Au Venezuela, on a procédé de la même manière, de façon aussi sournoise et criminelle. On a saisi illégalement les comptes bancaires de l’entreprise pétrolière d’État PDVSA, on bloque les transactions courantes des entreprises d’État avec des tiers pour l’acquisition de biens de consommation, obligeant à pratiquer un commerce triangulaire, ce qui augmente les coûts, on a manipulé les taux de change occasionnant une inflation galopante et favorisant bien évidemment une hausse des taux d’intérêts lorsque le Venezuela sollicite de nouveaux crédits sur les marchés mondiaux. Cette crise provoquée selon un organigramme bien pensé a causé, bien évidemment une chute drastique de 40% du PIB, avec ce que cela suppose sur l’emploi et ses revenus.
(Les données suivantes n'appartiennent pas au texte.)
__global__ void __launch_bounds__(kPT)
prep6_gallery_kernel(NccGeom g, const void* __restrict__ maps, unsigned char* __restrict__ prepared, size_t item_bytes,
                     const cf* __restrict__ tw_h, const cf* __restrict__ tw_w, unsigned x0_off, unsigned f_off,
                     unsigned xbuf_off, unsigned tw_off, int f_stride) {
  using C = C6;
  using GH = typename C::GH;
  using GW = typename C::GW;
  unsigned char* lds = dyn_lds();
  double* red = reinterpret_cast<double*>(lds);
  float* x0 = reinterpret_cast<float*>(lds + x0_off);
  cf* F = reinterpret_cast<cf*>(lds + f_off);
  cf* xbuf = reinterpret_cast<cf*>(lds + xbuf_off);
  const int tid = static_cast<int>(threadIdx.x);
  const size_t item = blockIdx.y;
  const int h = g.ih, w = g.iw, n = h * w;
  double* H1 = reinterpret_cast<double*>(lds + f_off);
  double* H2 = H1 + n;
  const int c_first = static_cast<int>(blockIdx.x) * kChansPerWg;
  const int c_end = c_first + kChansPerWg < g.channels ? c_first + kChansPerWg : g.channels;

  unsigned char* item_base = prepared + item * item_bytes;
  const size_t spec_bytes = sizeof(cf) * static_cast<size_t>(g.channels) * C::kSpecPerChan;
  unsigned char* flags = item_base + spec_bytes + sizeof(float) * static_cast<size_t>(g.channels) * g.inv_per_chan;

  const int dy = kPT / w, dx = kPT - dy * w;
  const int y_first = tid / w, x_first = tid - y_first * w;
  float v[kLoads];
  auto request = [&](int c) {
    const size_t chan_base = (item * g.channels + c) * static_cast<size_t>(g.g_h) * g.g_w;
    int yy = y_first, xx = x_first;
#pragma unroll
    for (int k = 0; k < kLoads; ++k) {
      v[k] = tid + k * kPT < n
                 ? load_feature(maps, chan_base + static_cast<size_t>(yy + g.crop) * g.g_w + (xx + g.crop), g.dtype)
                 : 0.0f;
      xx += dx; yy += dy;
      if (xx >= w) { xx -= w; ++yy; }
    }
  };
  request(c_first);

  cf* twt_w = reinterpret_cast<cf*>(lds + tw_off);
  cf* twt_h = twt_w + C::NW;
  for (int k = tid; k < C::NW; k += kPT) twt_w[k] = tw_w[(k / C::TGW) * (k % C::TGW)];
  for (int k = tid; k < C::NH; k += kPT) twt_h[k] = tw_h[(k / C::TGH) * (k % C::TGH)];

  const int cy = g.th / 2, cx = g.tw / 2;
  const int above = g.th - cy, left = g.tw - cx;
  const double inv_n = 1.0 / (static_cast<double>(g.th) * static_cast<double>(g.tw));

  for (int c = c_first; c < c_end; ++c) {
    SPR_PSTAMP6(0);
    double s = 0.0;
#pragma unroll
    for (int k = 0; k < kLoads; ++k)
      if (tid + k * kPT < n) s += static_cast<double>(v[k]);
    const double total = block_sum(s, red);
    const float mean = static_cast<float>(total / static_cast<double>(n));
    double e = 0.0;
#pragma unroll
    for (int k = 0; k < kLoads; ++k) {
      if (tid + k * kPT < n) {
        const float d = v[k] - mean;
        x0[tid + k * kPT] = d;
        const float sq = d * d;
        e += static_cast<double>(sq);
      }
    }
    SPR_PSTAMP6(1);
    const float energy = static_cast<float>(block_sum(e, red));
    const float rs = energy > 0.0f ? static_cast<float>(1.0 / sqrt(static_cast<double>(energy))) : 0.0f;
    if (tid == 0) flags[c] = rs == 0.0f ? 1 : 0;
    if (c + 1 < c_end) request(c + 1);
    SPR_PSTAMP6(2);

    {
      const int tidv = opaque(tid);
      const int u = tidv < h * kSeg ? tidv : h * kSeg - 1;
      const bool live = tidv < h * kSeg;
      const int y = u / kSeg, sg = u - y * kSeg;
      const int wseg = (w + kSeg - 1) / kSeg;
      const int xa = sg * wseg < w ? sg * wseg : w;
      const int cnt = w - xa < wseg ? w - xa : wseg;
      const float* src = x0 + y * w;
      float tv[kRowSeg];
#pragma unroll
      for (int k = 0; k < kRowSeg; ++k) {
        const float t = src[xa + k < w ? xa + k : w - 1];
        tv[k] = k < cnt ? t : 0.0f;
      }
      double r1 = 0.0, r2 = 0.0;
#pragma unroll
      for (int k = 0; k < kRowSeg; ++k) {
        const float sq = tv[k] * tv[k];
        r1 += static_cast<double>(tv[k]);
        r2 += static_cast<double>(sq);
      }
      double q1, q2, t1, t2;
      stretch_offsets(r1, sg, 1, q1, t1);
      stretch_offsets(r2, sg, 1, q2, t2);
      double* h1 = H1 + y * w;
      double* h2 = H2 + y * w;
      if (live) {
#pragma unroll
        for (int k = 0; k < kRowSeg; ++k) {
          const float sq = tv[k] * tv[k];
          q1 += static_cast<double>(tv[k]);
          q2 += static_cast<double>(sq);
          const int kk = xa + k + 1;
          if (k < cnt && kk < w) {
            const int xl = kk - left;
            if (xl >= 0 && xl <= cx) { h1[xl] = q1; h2[xl] = q2; }
            const int xr = kk + cx;
            if (xr < w) { h1[xr] = t1 - q1; h2[xr] = t2 - q2; }
          }
        }
        if (cnt > 0 && xa + cnt == w) {
          int xl = w - left < 0 ? 0 : w - left;
          const int xe = cx < w - 1 ? cx : w - 1;
          for (; xl <= xe; ++xl) { h1[xl] = q1; h2[xl] = q2; }
        }
      }
    }
    __syncthreads();
    SPR_PSTAMP6(7);

    {
      const int tidv = opaque(tid);
      const int xcol = ((tidv >> 6) & 3) * 16 + (tidv & 15), csg = (tidv >> 4) & 3;
      const int hseg = (h + kSeg - 1) / kSeg;
      const int ya = csg * hseg < h ? csg * hseg : h;
      const int ycnt = xcol < w ? (h - ya < hseg ? h - ya : hseg) : 0;
      double* col = ((tidv >> 8) ? H2 : H1) + ya * w + (xcol < w ? xcol : w - 1);
      constexpr int B = 8;
      double r = 0.0;
      for (int k0 = 0; k0 < ycnt; k0 += B) {
        double t[B];
#pragma unroll
        for (int k = 0; k < B; ++k) t[k] = col[(k0 + k < ycnt ? k0 + k : ycnt - 1) * w];
#pragma unroll
        for (int k = 0; k < B; ++k) r += k0 + k < ycnt ? t[k] : 0.0;
      }
      double run, tot;
      stretch_offsets(r, csg, 16, run, tot);
      for (int k0 = 0; k0 < ycnt; k0 += B) {
        double t[B];
#pragma unroll
        for (int k = 0; k < B; ++k) t[k] = col[(k0 + k < ycnt ? k0 + k : ycnt - 1) * w];
#pragma unroll
        for (int k = 0; k < B; ++k) {
          run += k0 + k < ycnt ? t[k] : 0.0;
          col[(k0 + k < ycnt ? k0 + k : ycnt - 1) * w] = run;
        }
      }
    }
    __syncthreads();
    SPR_PSTAMP6(8);
    {
      float4* inv4 = reinterpret_cast<float4*>(item_base + spec_bytes) + static_cast<size_t>(c) * (g.inv_per_chan / 4);
      for (int idx4 = opaque(tid); idx4 < C::kInv6PerChan / 4; idx4 += kPT) {
        const int pp = idx4 / C::NT, lane6 = idx4 - pp * C::NT;
        const int l64 = lane6 & 63, rg = l64 / 3, tq = l64 - 3 * rg;
        const int row = (lane6 >> 6) * C::kRowGroups + rg, n1 = 3 * pp + tq;
        float o[4] = {0.0f, 0.0f, 0.0f, 0.0f};
        if (l64 < 63 && n1 < 16 && row < h) {
          const int b = (33 * n1) % 48;
          const int ma = tq == 1 ? b - 32 : b, mb = ma == n1 ? n1 + 16 : n1;
          const bool upper = row <= cy;
          const int hi = upper ? (row + above < h ? row + above : h) - 1 : h - 1;
          const int lo = upper ? 0 : row - cy - 1;
          const double* p1a = H1 + hi * w;
          const double* p1b = H1 + lo * w;
          const double* p2a = H2 + hi * w;
          const double* p2b = H2 + lo * w;
          double a1[4], b1[4], a2[4], b2[4];
#pragma unroll
          for (int e = 0; e < 4; ++e) {
            const int x = 2 * (e < 2 ? ma : mb) + (e & 1), xs = x < w ? x : w - 1;
            a1[e] = p1a[xs]; b1[e] = p1b[xs]; a2[e] = p2a[xs]; b2[e] = p2b[xs];
          }
#pragma unroll
          for (int e = 0; e < 4; ++e) {
            const int x = 2 * (e < 2 ? ma : mb) + (e & 1);
            const float r = inv_sigma_from_sums(upper ? a1[e] : a1[e] - b1[e], upper ? a2[e] : a2[e] - b2[e], inv_n);
            o[e] = x < w ? r : 0.0f;
          }
        }
        inv4[idx4] = float4{o[0], o[1], o[2], o[3]};
      }
    }
    __syncthreads();
    SPR_PSTAMP6(3);

    {
      const int tidv = opaque(tid);
      const int giw = tidv / C::TGW, t = tidv - giw * C::TGW;
      const LdsTwiddles<C::TGW> twr{twt_w, t};
      cf* gbuf = xbuf + giw * C::kRowGroupElems;
      cf* zb = gbuf;
      const int pairs = (h + 1) / 2;
      constexpr int kPairsPerRound = kPT / C::TGW;
      const int rounds = ceil_div(pairs, kPairsPerRound);
      for (int rr = 0; rr < rounds; ++rr) {
        const int pr = rr * kPairsPerRound + giw;
        const int ra = 2 * pr, rb = ra + 1;
        cf x[C::EW], y[GW::SPL][C::TGW];
#pragma unroll
        for (int m = 0; m < C::EW; ++m) {
          const int n2 = GW::in_index(t, m);
          const bool in = n2 < w;
          x[m].x = (in && ra < h) ? x0[ra * w + n2] : 0.0f;
          x[m].y = (in && rb < h) ? x0[rb * w + n2] : 0.0f;
        }
        group_fft<C::EW, C::TGW, -1>(x, y, t, twr, gbuf);
        wave_sync();
#pragma unroll
        for (int pp = 0; pp < GW::SPL; ++pp)
#pragma unroll
          for (int sidx = 0; sidx < C::TGW; ++sidx)
            if (GW::out_valid(t, pp)) zb[GW::out_index(t, pp, sidx)] = y[pp][sidx];
        wave_sync();
        if (pr < pairs) {
          for (int k = t; k <= C::NW / 2; k += C::TGW) {
            const cf zk = zb[k];
            const cf zm = zb[k == 0 ? 0 : C::NW - k];
            F[ra * f_stride + k] = cmake(0.5f * (zk.x + zm.x), 0.5f * (zk.y - zm.y));
            F[rb * f_stride + k] = cmake(0.5f * (zk.y + zm.y), 0.5f * (zm.x - zk.x));
          }
        }
        wave_sync();
      }
    }
    __syncthreads();
    SPR_PSTAMP6(4);

    {
      cf* spec = reinterpret_cast<cf*>(item_base) + static_cast<size_t>(c) * C::kSpecPerChan;
      const int tidv = opaque(tid);
      const int gi = tidv / C::TGH, t = tidv - gi * C::TGH;
      const LdsTwiddles<C::TGH> twc{twt_h, t};
      cf* gbuf = xbuf + gi * GH::kGroupElems;
      const int rows_f = 2 * ((h + 1) / 2);
      constexpr int kColsPerRound = kPT / C::TGH;
      constexpr int kRounds = (C::COLS + 1 + kColsPerRound - 1) / kColsPerRound;
      for (int rc = 0; rc < kRounds; ++rc) {
        const int j = rc * kColsPerRound + gi;
        const bool nyq = j == C::COLS;
        const bool active = j <= C::COLS;
        cf x[C::EH], y[GH::SPL][C::TGH];
#pragma unroll
        for (int m = 0; m < C::EH; ++m) {
          const int n1 = GH::in_index(t, m);
          x[m] = (active && n1 < rows_f) ? F[n1 * f_stride + j] : cmake(0.0f, 0.0f);
        }
        group_fft<C::EH, C::TGH, -1>(x, y, t, twc, gbuf);
        if (active) {
#pragma unroll
          for (int pp = 0; pp < GH::SPL; ++pp) {
            if (!GH::out_valid(t, pp)) continue;
#pragma unroll
            for (int sidx = 0; sidx < C::TGH; ++sidx) {
              const int k1 = GH::out_index(t, pp, sidx);
              spec[nyq ? C::kNyqOffset + k1 : C::spec_index(C::slot(j), k1)] = y[pp][sidx];
            }
          }
        }
      }
    }
    __syncthreads();
    SPR_PSTAMP6(5);
  }
}

}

Les auteurs de ces basses manœuvres devraient être jugés devant une cour internationale pour crime contre l’humanité. Qu’est-ce qu’on attend pour le faire ?

Alors que pendant les huit années précédant l’arrivée de Trump à la Maison Blanche, le président Obama avait petit à petit adouci les mesures coercitives, permettant à l’économie cubaine de mieux respirer, de mieux planifier à long terme — car un budget, ça se planifie dans le long terme —, alors qu’on percevait nettement l’effet bénéfique de ces nouvelles politiques de l’ère Obama, Trump, élu essentiellement sur le slogan « We will make America great again », ce qui annonçait une politique protectionniste, a saccagé sans ménagement le pont qu’avait tendu son prédécesseur, sans que personne ne s’y attende.

Pourtant, les stratèges de la Maison Blanche devraient savoir que Cuba en a vu d’autres et qu’il a toujours rebondi, tels les boxeurs cubains souvent champions olympiques, sans perdre de vue la perspective de la victoire, en suivant les exemples de ses figures de proue et héros légendaires qu’on ne cesse jamais de vénérer ici. Ce saccage éhonté ne fait qu’occasionner encore plus de problèmes au niveau alimentaire et médical, mais ne réduit en rien le niveau de détermination à vaincre des Cubains et des Vénézuéliens. Trump n’a décidément rien compris.